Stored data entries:
def lib():
    global _lib
    if _lib is None:
        if not os.path.exists(LIB_PATH):
            raise RuntimeError(
                "libcornac_hip.so not found at %s. Build it with `python -c 'import __graft_entry__ as g; g.build()'` "
                "or `make -C cornac_amd/csrc`. cornac_amd has no CPU fallback." % LIB_PATH)
        _preload_torch_hip_runtime()
        L = C.CDLL(LIB_PATH)
        L.cornac_hip_last_error.restype = C.c_char_p
        L.cornac_hip_version.restype = C.c_char_p
        L.cornac_hip_device_count.argtypes = [C.POINTER(C.c_int)]
        L.cornac_hip_device_info.argtypes = [C.c_int, C.c_char_p, C.c_int, C.POINTER(C.c_int), C.POINTER(C.c_int64)]
        L.cornac_hip_device_probe.argtypes = [C.c_int, C.c_int64, C.POINTER(C.c_double)]
        L.cornac_hip_bpr_create.argtypes = [C.POINTER(_vp), C.c_int, C.c_int64, C.c_int64, C.c_int64, C.c_int64,
                                            C.c_int, _i32, _i32, C.c_int64]
        L.cornac_hip_bpr_destroy.argtypes = [_vp]
        L.cornac_hip_bpr_set_factors.argtypes = [_vp, _vp, _vp, _vp]
        L.cornac_hip_bpr_get_factors.argtypes = [_vp, _vp, _vp, _vp]
        L.cornac_hip_bpr_bind_device.argtypes = [_vp, _vp, _vp, _vp]
        L.cornac_hip_bpr_rebind_items.argtypes = [_vp, _vp, _vp]
        L.cornac_hip_bpr_conveyor_setup.argtypes = [_vp, C.c_int, _vp, C.c_uint64, C.c_int, C.POINTER(C.c_int), C.POINTER(C.c_int),
                                                    C.POINTER(C.c_int)]
        L.cornac_hip_bpr_conveyor_layout.argtypes = [_vp, C.c_uint32, _vp, _vp]
        L.cornac_hip_bpr_conveyor_enqueue.argtypes = [_vp, C.c_uint32, C.c_uint32, C.c_int, C.POINTER(C.c_int32), C.POINTER(_vp),
                                                      C.c_float, C.c_float, C.c_int, C.c_int, C.c_int]
        L.cornac_hip_bpr_set_negative_population.argtypes = [_vp, _vp, C.c_int64]
        L.cornac_hip_bpr_device_ptrs.argtypes = [_vp, C.POINTER(_vp), C.POINTER(_vp), C.POINTER(_vp)]
        L.cornac_hip_bpr_set_stream.argtypes = [_vp, _vp]
        L.cornac_hip_bpr_switch_stream.argtypes = [_vp, _vp]
        L.cornac_hip_bpr_seed_mt19937.argtypes = [_vp, C.c_uint32, C.c_uint32, C.c_int]
        L.cornac_hip_bpr_seed_hogwild.argtypes = [_vp, C.c_uint64]
        L.cornac_hip_bpr_fit_epochs.argtypes = [_vp, C.c_int, C.c_float, C.c_float, C.c_int, C.c_int, C.c_int,
                                                C.c_int, C.POINTER(C.c_int64), C.POINTER(C.c_int64)]
        L.cornac_hip_bpr_set_factors_f64.argtypes = [_vp, _vp, _vp, _vp]
        L.cornac_hip_bpr_get_factors_f64.argtypes = [_vp, _vp, _vp, _vp]
        L.cornac_hip_bpr_fit_epochs_f64.argtypes = [_vp, C.c_int, C.c_double, C.c_double, C.c_int, C.c_int,
                                                    C.POINTER(C.c_int64), C.POINTER(C.c_int64)]
        L.cornac_hip_bpr_hogwild_enqueue.argtypes = [_vp, C.c_int64, C.c_float, C.c_float, C.c_int, C.c_int, C.c_int]
        L.cornac_hip_bpr_sync.argtypes = [_vp, C.POINTER(C.c_int64), C.POINTER(C.c_int64)]
        L.cornac_hip_bpr_debug_draw.argtypes = [_vp, C.c_int, C.c_uint64, C.c_int64, _i64]
        L.cornac_hip_bpr_last_timing.argtypes = [_vp, C.POINTER(C.c_double)]
        L.cornac_hip_bpr_set_views.argtypes = [_vp, _i32, _i32, C.c_int64]
        L.cornac_hip_bpr_seed_view_stream.argtypes = [_vp, C.c_uint32]
        L.cornac_hip_vebpr_hogwild_form.argtypes = [_vp, C.POINTER(C.c_int)]
        L.cornac_hip_vebpr_fit_epochs.argtypes = [_vp, C.c_int, C.c_float, C.c_float, C.c_float, C.c_int,
                                                  C.POINTER(C.c_int64), C.POINTER(C.c_int64)]
        L.cornac_hip_vebpr_fit_epochs_f64.argtypes = [_vp, C.c_int, C.c_double, C.c_double, C.c_double,
                                                      C.POINTER(C.c_int64), C.POINTER(C.c_int64)]
        L.cornac_hip_mmmf_fit_epochs.argtypes = [_vp, C.c_int, C.c_float, C.c_float, C.c_int, C.POINTER(C.c_int64),
                                                 C.POINTER(C.c_int64)]
        L.cornac_hip_mmmf_fit_epochs_f64.argtypes = [_vp, C.c_int, C.c_double, C.c_double, C.POINTER(C.c_int64),
                                                     C.POINTER(C.c_int64)]
        L.cornac_hip_mmmf_hogwild_enqueue.argtypes = [_vp, C.c_int64, C.c_float, C.c_float]
        L.cornac_hip_bpr_sample_triplets.argtypes = [_vp, C.c_int64, C.c_int, _vp, _vp, _vp]
        L.cornac_hip_bpr_apply_triplets.argtypes = [_vp, _vp, _vp, _vp, C.c_int64, _vp, _vp, C.c_int, C.c_float,
                                                    C.c_float, C.c_int]
        L.cornac_hip_bpr_gather_rows.argtypes = [_vp, _vp, _vp, C.c_int64, C.c_int, _vp]
        L.cornac_hip_bpr_staged_slots.argtypes = [_vp, C.c_int64, C.POINTER(C.c_int64)]
        L.cornac_hip_bpr_emit_triplets.argtypes = [_vp, C.c_int64, C.c_int, _vp, _vp, _vp, C.c_int64, C.POINTER(C.c_int64)]
        L.cornac_hip_bpr_apply_staged.argtypes = [_vp, _vp, _vp, _vp, C.c_int64, _vp, _vp, C.c_int, C.c_float, C.c_float,
                                                  C.c_int]
        L.cornac_hip_bpr_shard_mark.argtypes = [_vp, _vp, _vp, C.c_int64, C.c_int, C.c_int64, _vp]
        L.cornac_hip_bpr_shard_slots.argtypes = [_vp, _vp, _vp, C.c_int64, C.c_int, C.c_int64, _vp, _vp, _vp]
        L.cornac_hip_bpr_shard_uniq.argtypes = [_vp, _vp, _vp, C.c_int64, C.c_int64, _vp]
        L.cornac_hip_bpr_scatter_diff_rows.argtypes = [_vp, _vp, _vp, C.c_int64, C.c_int, _vp, _vp, _vp]
        L.cornac_hip_bpr_scatter_add_rows.argtypes = [_vp, _vp, _vp, C.c_int64, C.c_int, _vp]
        L.cornac_hip_bpr_table_delta_begin.argtypes = [_vp, _vp, _vp, C.c_int64, C.c_int, _vp, _vp]
        L.cornac_hip_bpr_table_delta_finish.argtypes = [_vp, _vp, _vp, _vp, _vp, C.c_int64, C.c_int]
        L.cornac_hip_bpr_table_delta_step.argtypes = [_vp, _vp, _vp, _vp, _vp, C.c_int64, C.c_int, _vp, _vp]
        L.cornac_hip_table_delta.argtypes = [C.c_int, C.c_int, _vp, _vp, _vp, _vp, _vp, C.c_int64, C.c_int, _vp, _vp]
        L.cornac_hip_bpr_table_delta.argtypes = [_vp, C.c_int, C.c_int, _vp, _vp, _vp, _vp, C.c_int64, C.c_int, _vp, _vp]
        L.cornac_hip_bpr_resident_exchange_bins.argtypes = [_vp, C.c_int, C.c_int, C.POINTER(C.c_int)]
        L.cornac_hip_bpr_epoch_resident_enqueue.argtypes = [_vp, C.c_float, C.c_float, C.c_int, C.c_int, C.c_int, C.c_int,
                                                            C.c_int, _vp, _vp, C.c_int64, _vp, C.c_int64, _vp, _vp, _vp,
                                                            C.POINTER(C.c_int)]
        L.cornac_hip_bpr_resident_flush.argtypes = [_vp, C.c_int, C.c_int, _vp, _vp, C.c_int64, _vp, C.c_int64, _vp, _vp]
        L.cornac_hip_stream_wait_counter.argtypes = [C.c_int, _vp, _vp, C.c_uint32, _vp, C.c_int]
        L.cornac_hip_stream_set_flag.argtypes = [C.c_int, _vp, _vp, C.c_uint32, _vp]
        L.cornac_hip_stream_ring_standin.argtypes = [C.c_int, _vp, _vp, C.c_int64, _vp, C.c_int64, C.c_int64, C.c_int]
        L.cornac_hip_bpr_debug_ownership.argtypes = [_vp, C.POINTER(C.c_int64), _vp, _vp, _vp]
        L.cornac_hip_bpr_strata_config.argtypes = [_vp, C.c_int, C.c_int, C.c_int]
        L.cornac_hip_bpr_chunk_records.argtypes = [_vp, C.c_int]
        L.cornac_hip_bpr_strata_stats.argtypes = [_vp, C.POINTER(C.c_int64)]
        L.cornac_hip_bpr_debug_strata.argtypes = [_vp, C.c_uint32, _vp, _vp, _vp, _vp, C.POINTER(C.c_uint32)]
        L.cornac_hip_bpr_ldsbin_config.argtypes = [_vp, C.c_int, C.c_int, C.c_int]
        L.cornac_hip_bpr_ldsbin_pass_config.argtypes = [_vp, C.c_int, C.c_int, C.c_int, C.c_int]
        L.cornac_hip_bpr_ldsbin_stats.argtypes = [_vp, C.POINTER(C.c_int64)]
        L.cornac_hip_bpr_ldsbin_deal_config.argtypes = [_vp, C.c_int, C.c_int]
        L.cornac_hip_bpr_debug_ldsbin_deal.argtypes = [_vp, C.c_uint64, C.c_uint32, _vp, _vp, _vp, _vp, _vp]
        L.cornac_hip_bpr_kernel_timing.argtypes = [_vp, C.c_int, C.POINTER(C.c_double), C.POINTER(C.c_int64)]
        L.cornac_hip_mf_kernel_timing.argtypes = [_vp, C.c_int, C.POINTER(C.c_double), C.POINTER(C.c_int64)]
        L.cornac_hip_vbpr_create.argtypes = [C.POINTER(_vp), C.c_int, C.c_int64, C.c_int64, C.c_int, C.c_int, C.c_int, _f32]
        L.cornac_hip_vbpr_destroy.argtypes = [_vp]
        L.cornac_hip_vbpr_set_params.argtypes = [_vp] + [_vp] * 6
        L.cornac_hip_vbpr_get_params.argtypes = [_vp] + [_vp] * 6
        L.cornac_hip_vbpr_fit_batches.argtypes = [_vp, _i32, _i32, _i32, C.c_int64, C.c_int, C.c_float, C.c_float,
                                                  C.c_float, C.c_float, C.POINTER(C.c_double)]
        L.cornac_hip_vbpr_item_tables.argtypes = [_vp, _f32, _f32]
        L.cornac_hip_mf_fit_minibatch.argtypes = [_vp, _i64, C.c_int64, C.c_int, C.c_int, C.c_float, C.c_float,
                                                  C.c_float, C.c_int, C.POINTER(C.c_double)]
        L.cornac_hip_mf_fit_minibatch_dropout.argtypes = [_vp, _i64, C.c_int64, C.c_int, C.c_int, C.c_float, C.c_float,
                                                          C.c_float, C.c_int, _vp, _vp, C.c_float, C.POINTER(C.c_double)]
        L.cornac_hip_mf_reset_optimizer.argtypes = [_vp]
        L.cornac_hip_mf_pmf_set_factors.argtypes = [_vp, _vp, _vp]
        L.cornac_hip_mf_pmf_get_factors.argtypes = [_vp, _vp, _vp]
        L.cornac_hip_mf_pmf_fit.argtypes = [_vp, C.c_int, C.c_float, C.c_float, C.c_float, C.c_int, _vp]
        L.cornac_hip_mf_pmf_form.argtypes = [_vp, C.POINTER(C.c_int), C.POINTER(C.c_int)]
        L.cornac_hip_mf_nmf_set_factors.argtypes = [_vp, _vp, _vp, _vp, _vp]
        L.cornac_hip_mf_nmf_get_factors.argtypes = [_vp, _vp, _vp, _vp, _vp]
        L.cornac_hip_mf_nmf_fit.argtypes = [_vp, C.c_int] + [C.c_float] * 6 + [C.c_int, C.c_int, _vp]
        L.cornac_hip_mf_nmf_form.argtypes = [_vp] + [C.POINTER(C.c_int)] * 3
        L.cornac_hip_mf_hpf_set_tables.argtypes = [_vp] * 5
        L.cornac_hip_mf_hpf_get_tables.argtypes = [_vp] * 7
        L.cornac_hip_mf_hpf_fit.argtypes = [_vp, C.c_int, C.c_int]
        L.cornac_hip_mf_hpf_elog.argtypes = [_vp, _vp, _vp]
        L.cornac_hip_mf_hpf_form.argtypes = [_vp] + [C.POINTER(C.c_int)] * 2
        L.cornac_hip_wmf_create.argtypes = [C.POINTER(_vp), C.c_int, C.c_int64, C.c_int64, C.c_int, _i64, _i32, _f32,
                                            C.c_int64]
        L.cornac_hip_wmf_destroy.argtypes = [_vp]
        L.cornac_hip_wmf_destroy.restype = None
        L.cornac_hip_wmf_set_factors.argtypes = [_vp, _f32, _f32]
        L.cornac_hip_wmf_get_factors.argtypes = [_vp, _f32, _f32]
        L.cornac_hip_wmf_fit_batches.argtypes = [_vp, _i32, _i64, C.c_int64, C.c_float, C.c_float, C.c_float,
                                                 C.c_float, C.c_float, _vp]
        L.cornac_hip_wmf_kernel_timing.argtypes = [_vp, C.c_int]
        L.cornac_hip_wmf_last_timing.argtypes = [_vp, C.POINTER(C.c_double)]
        L.cornac_hip_mf_create.argtypes = [C.POINTER(_vp), C.c_int, C.c_int64, C.c_int64, C.c_int, _i64, _i64, _f32,
                                           C.c_int64]
        L.cornac_hip_mf_destroy.argtypes = [_vp]
        L.cornac_hip_mf_set_factors.argtypes = [_vp, _vp, _vp, _vp, _vp]
        L.cornac_hip_mf_get_factors.argtypes = [_vp, _vp, _vp, _vp, _vp]
        L.cornac_hip_mf_bind_items.argtypes = [_vp, _vp, _vp]
        L.cornac_hip_mf_bind_users.argtypes = [_vp, _vp, _vp]
        L.cornac_hip_mf_set_stream.argtypes = [_vp, _vp]
        L.cornac_hip_mf_epoch_enqueue.argtypes = [_vp, C.c_int, C.c_int, C.c_float, C.c_float, C.c_float, C.c_int]
        L.cornac_hip_mf_sync.argtypes = [_vp, C.POINTER(C.c_double)]
        L.cornac_hip_mf_fit.argtypes = [_vp, C.c_int, C.c_float, C.c_float, C.c_float, C.c_int, C.c_int, C.c_int, _vp,
                                        C.POINTER(C.c_int)]
        L.cornac_hip_mf_fit_sgd.argtypes = [C.c_int, _i64, _i64, _f32, C.c_int64, _f32, _f32, _f32, _f32, C.c_int64,
                                            C.c_int64, C.c_int, C.c_float, C.c_float, C.c_float, C.c_int, C.c_int,
                                            C.c_int, C.c_int, _vp, C.POINTER(C.c_int)]
        L.cornac_hip_mf_last_timing.argtypes = [_vp, C.POINTER(C.c_double)]
        L.cornac_hip_mf_hogwild_form.argtypes = [_vp, C.c_int]
        L.cornac_hip_mf_hogwild_stats.argtypes = [_vp, C.POINTER(C.c_int64)]
        L.cornac_hip_mf_debug_split.argtypes = [_vp, C.POINTER(C.c_int64), C.POINTER(C.c_int64), _vp, _vp]
        L.cornac_hip_mf_debug_ownership.argtypes = [_vp, C.POINTER(C.c_int64), _vp, _vp, _vp]
        L.cornac_hip_scorer_create.argtypes = [C.POINTER(_vp), C.c_int, C.c_int64, C.c_int64, C.c_int]
        L.cornac_hip_scorer_destroy.argtypes = [_vp]
        L.cornac_hip_scorer_set.argtypes = [_vp, _f32, _f32, _vp, _vp]
        L.cornac_hip_score_user.argtypes = [_vp, C.c_int64, _f32]
        L.cornac_hip_scorer_set_f64.argtypes = [_vp, _vp, _vp, _vp, _vp]
        L.cornac_hip_score_user_f64.argtypes = [_vp, C.c_int64, _vp]
        L.cornac_hip_score_block.argtypes = [_vp, _i32, C.c_int64, _f32]
        L.cornac_hip_score_pairs.argtypes = [_vp, _i32, _i32, C.c_int64, C.c_int, C.c_float, C.c_float, _f32]
        L.cornac_hip_rank_topk.argtypes = [_vp, _i32, C.c_int64, C.c_int, _vp, _vp, _i32, _f32]
        L.cornac_hip_rank_positions.argtypes = [_vp, _i32, C.c_int64, _vp, _vp, _vp, _vp, _i32, _i32, _i32, _f32]
        L.cornac_hip_rank_topk_device.argtypes = [_vp, C.c_int64, C.c_int64, C.c_int, C.c_int, C.POINTER(C.c_double)]
        L.cornac_hip_scorer_set_exclusions.argtypes = [_vp, _vp, _vp]
        L.cornac_hip_scorer_host_buffer.argtypes = [_vp, C.c_size_t, C.POINTER(_vp)]
        L.cornac_hip_rank_topk_resident.argtypes = [_vp, _vp, C.c_int64, C.c_int64, C.c_int, _vp, _vp, _vp]
        L.cornac_hip_knn_sim_create.argtypes = [C.POINTER(_vp), C.c_int, C.c_int64, C.c_int64, _vp, _vp, _vp]
        L.cornac_hip_knn_sim_destroy.argtypes = [_vp]
        L.cornac_hip_knn_sim_run.argtypes = [_vp, C.c_int64]
        L.cornac_hip_knn_sim_nnz.argtypes = [_vp, C.POINTER(C.c_int64)]
        L.cornac_hip_knn_sim_get.argtypes = [_vp, _vp, _vp, _vp]
        L.cornac_hip_knn_scorer_create.argtypes = [C.POINTER(_vp), C.c_int, C.c_int64, C.c_int64, C.c_int64] + [_vp] * 6 + [C.c_int]
        L.cornac_hip_knn_scorer_destroy.argtypes = [_vp]
        L.cornac_hip_knn_scorer_score_users.argtypes = [_vp, _vp, C.c_int64, C.c_int, _vp]
        L.cornac_hip_knn_scorer_score_pairs.argtypes = [_vp, _vp, _vp, C.c_int64, C.c_int, _vp]
        L.cornac_hip_ease_create.argtypes = [C.POINTER(_vp), C.c_int, C.c_int64, C.c_int64, _vp, _vp, _vp]
        L.cornac_hip_ease_destroy.argtypes = [_vp]
        L.cornac_hip_ease_gram.argtypes = [_vp]
        L.cornac_hip_ease_invert.argtypes = [_vp, C.c_double]
        L.cornac_hip_ease_weights.argtypes = [_vp, C.c_int]
        L.cornac_hip_ease_fit.argtypes = [_vp, C.c_double, C.c_int]
        L.cornac_hip_ease_get_table.argtypes = [_vp, _vp]
        L.cornac_hip_ease_set_table.argtypes = [_vp, _vp]
        L.cornac_hip_ease_score_users.argtypes = [_vp, _vp, C.c_int64, _vp]
        L.cornac_hip_ease_score_pairs.argtypes = [_vp, _vp, _vp, C.c_int64, _vp]
        L.cornac_hip_vaecf_create.argtypes = [C.POINTER(_vp), C.c_int, C.c_int64, C.c_int64, _vp, _vp, C.c_int, C.c_int, C.c_int,
                                              C.c_int]
        L.cornac_hip_vaecf_destroy.argtypes = [_vp]
        L.cornac_hip_vaecf_set_params.argtypes = [_vp, _vp]
        L.cornac_hip_vaecf_get_params.argtypes = [_vp, _vp]
        L.cornac_hip_vaecf_get_state.argtypes = [_vp, _vp, _vp, C.POINTER(C.c_int64)]
        L.cornac_hip_vaecf_reset_optimizer.argtypes = [_vp]
        L.cornac_hip_vaecf_fit_epoch.argtypes = [_vp, C.c_int64, C.c_float, C.c_float, _vp, C.c_uint64, C.POINTER(C.c_double), _vp]
        L.cornac_hip_vaecf_encode_users.argtypes = [_vp, _vp, C.c_int64, _vp]
        L.cornac_hip_vaecf_score_users.argtypes = [_vp, _vp, C.c_int64, _vp]
        L.cornac_hip_vaecf_score_pairs.argtypes = [_vp, _vp, _vp, C.c_int64, _vp]
        _lib = L
    return _lib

ASSIGNMENT:
The answer must consist solely of the lines from the first line of the data to the line holding "L.cornac_hip_bpr_rebind_items.argtypes = [_vp, _vp, _vp]", each given again exactly.

TASK ANSWER:
def lib():
    global _lib
    if _lib is None:
        if not os.path.exists(LIB_PATH):
            raise RuntimeError(
                "libcornac_hip.so not found at %s. Build it with `python -c 'import __graft_entry__ as g; g.build()'` "
                "or `make -C cornac_amd/csrc`. cornac_amd has no CPU fallback." % LIB_PATH)
        _preload_torch_hip_runtime()
        L = C.CDLL(LIB_PATH)
        L.cornac_hip_last_error.restype = C.c_char_p
        L.cornac_hip_version.restype = C.c_char_p
        L.cornac_hip_device_count.argtypes = [C.POINTER(C.c_int)]
        L.cornac_hip_device_info.argtypes = [C.c_int, C.c_char_p, C.c_int, C.POINTER(C.c_int), C.POINTER(C.c_int64)]
        L.cornac_hip_device_probe.argtypes = [C.c_int, C.c_int64, C.POINTER(C.c_double)]
        L.cornac_hip_bpr_create.argtypes = [C.POINTER(_vp), C.c_int, C.c_int64, C.c_int64, C.c_int64, C.c_int64,
                                            C.c_int, _i32, _i32, C.c_int64]
        L.cornac_hip_bpr_destroy.argtypes = [_vp]
        L.cornac_hip_bpr_set_factors.argtypes = [_vp, _vp, _vp, _vp]
        L.cornac_hip_bpr_get_factors.argtypes = [_vp, _vp, _vp, _vp]
        L.cornac_hip_bpr_bind_device.argtypes = [_vp, _vp, _vp, _vp]
        L.cornac_hip_bpr_rebind_items.argtypes = [_vp, _vp, _vp]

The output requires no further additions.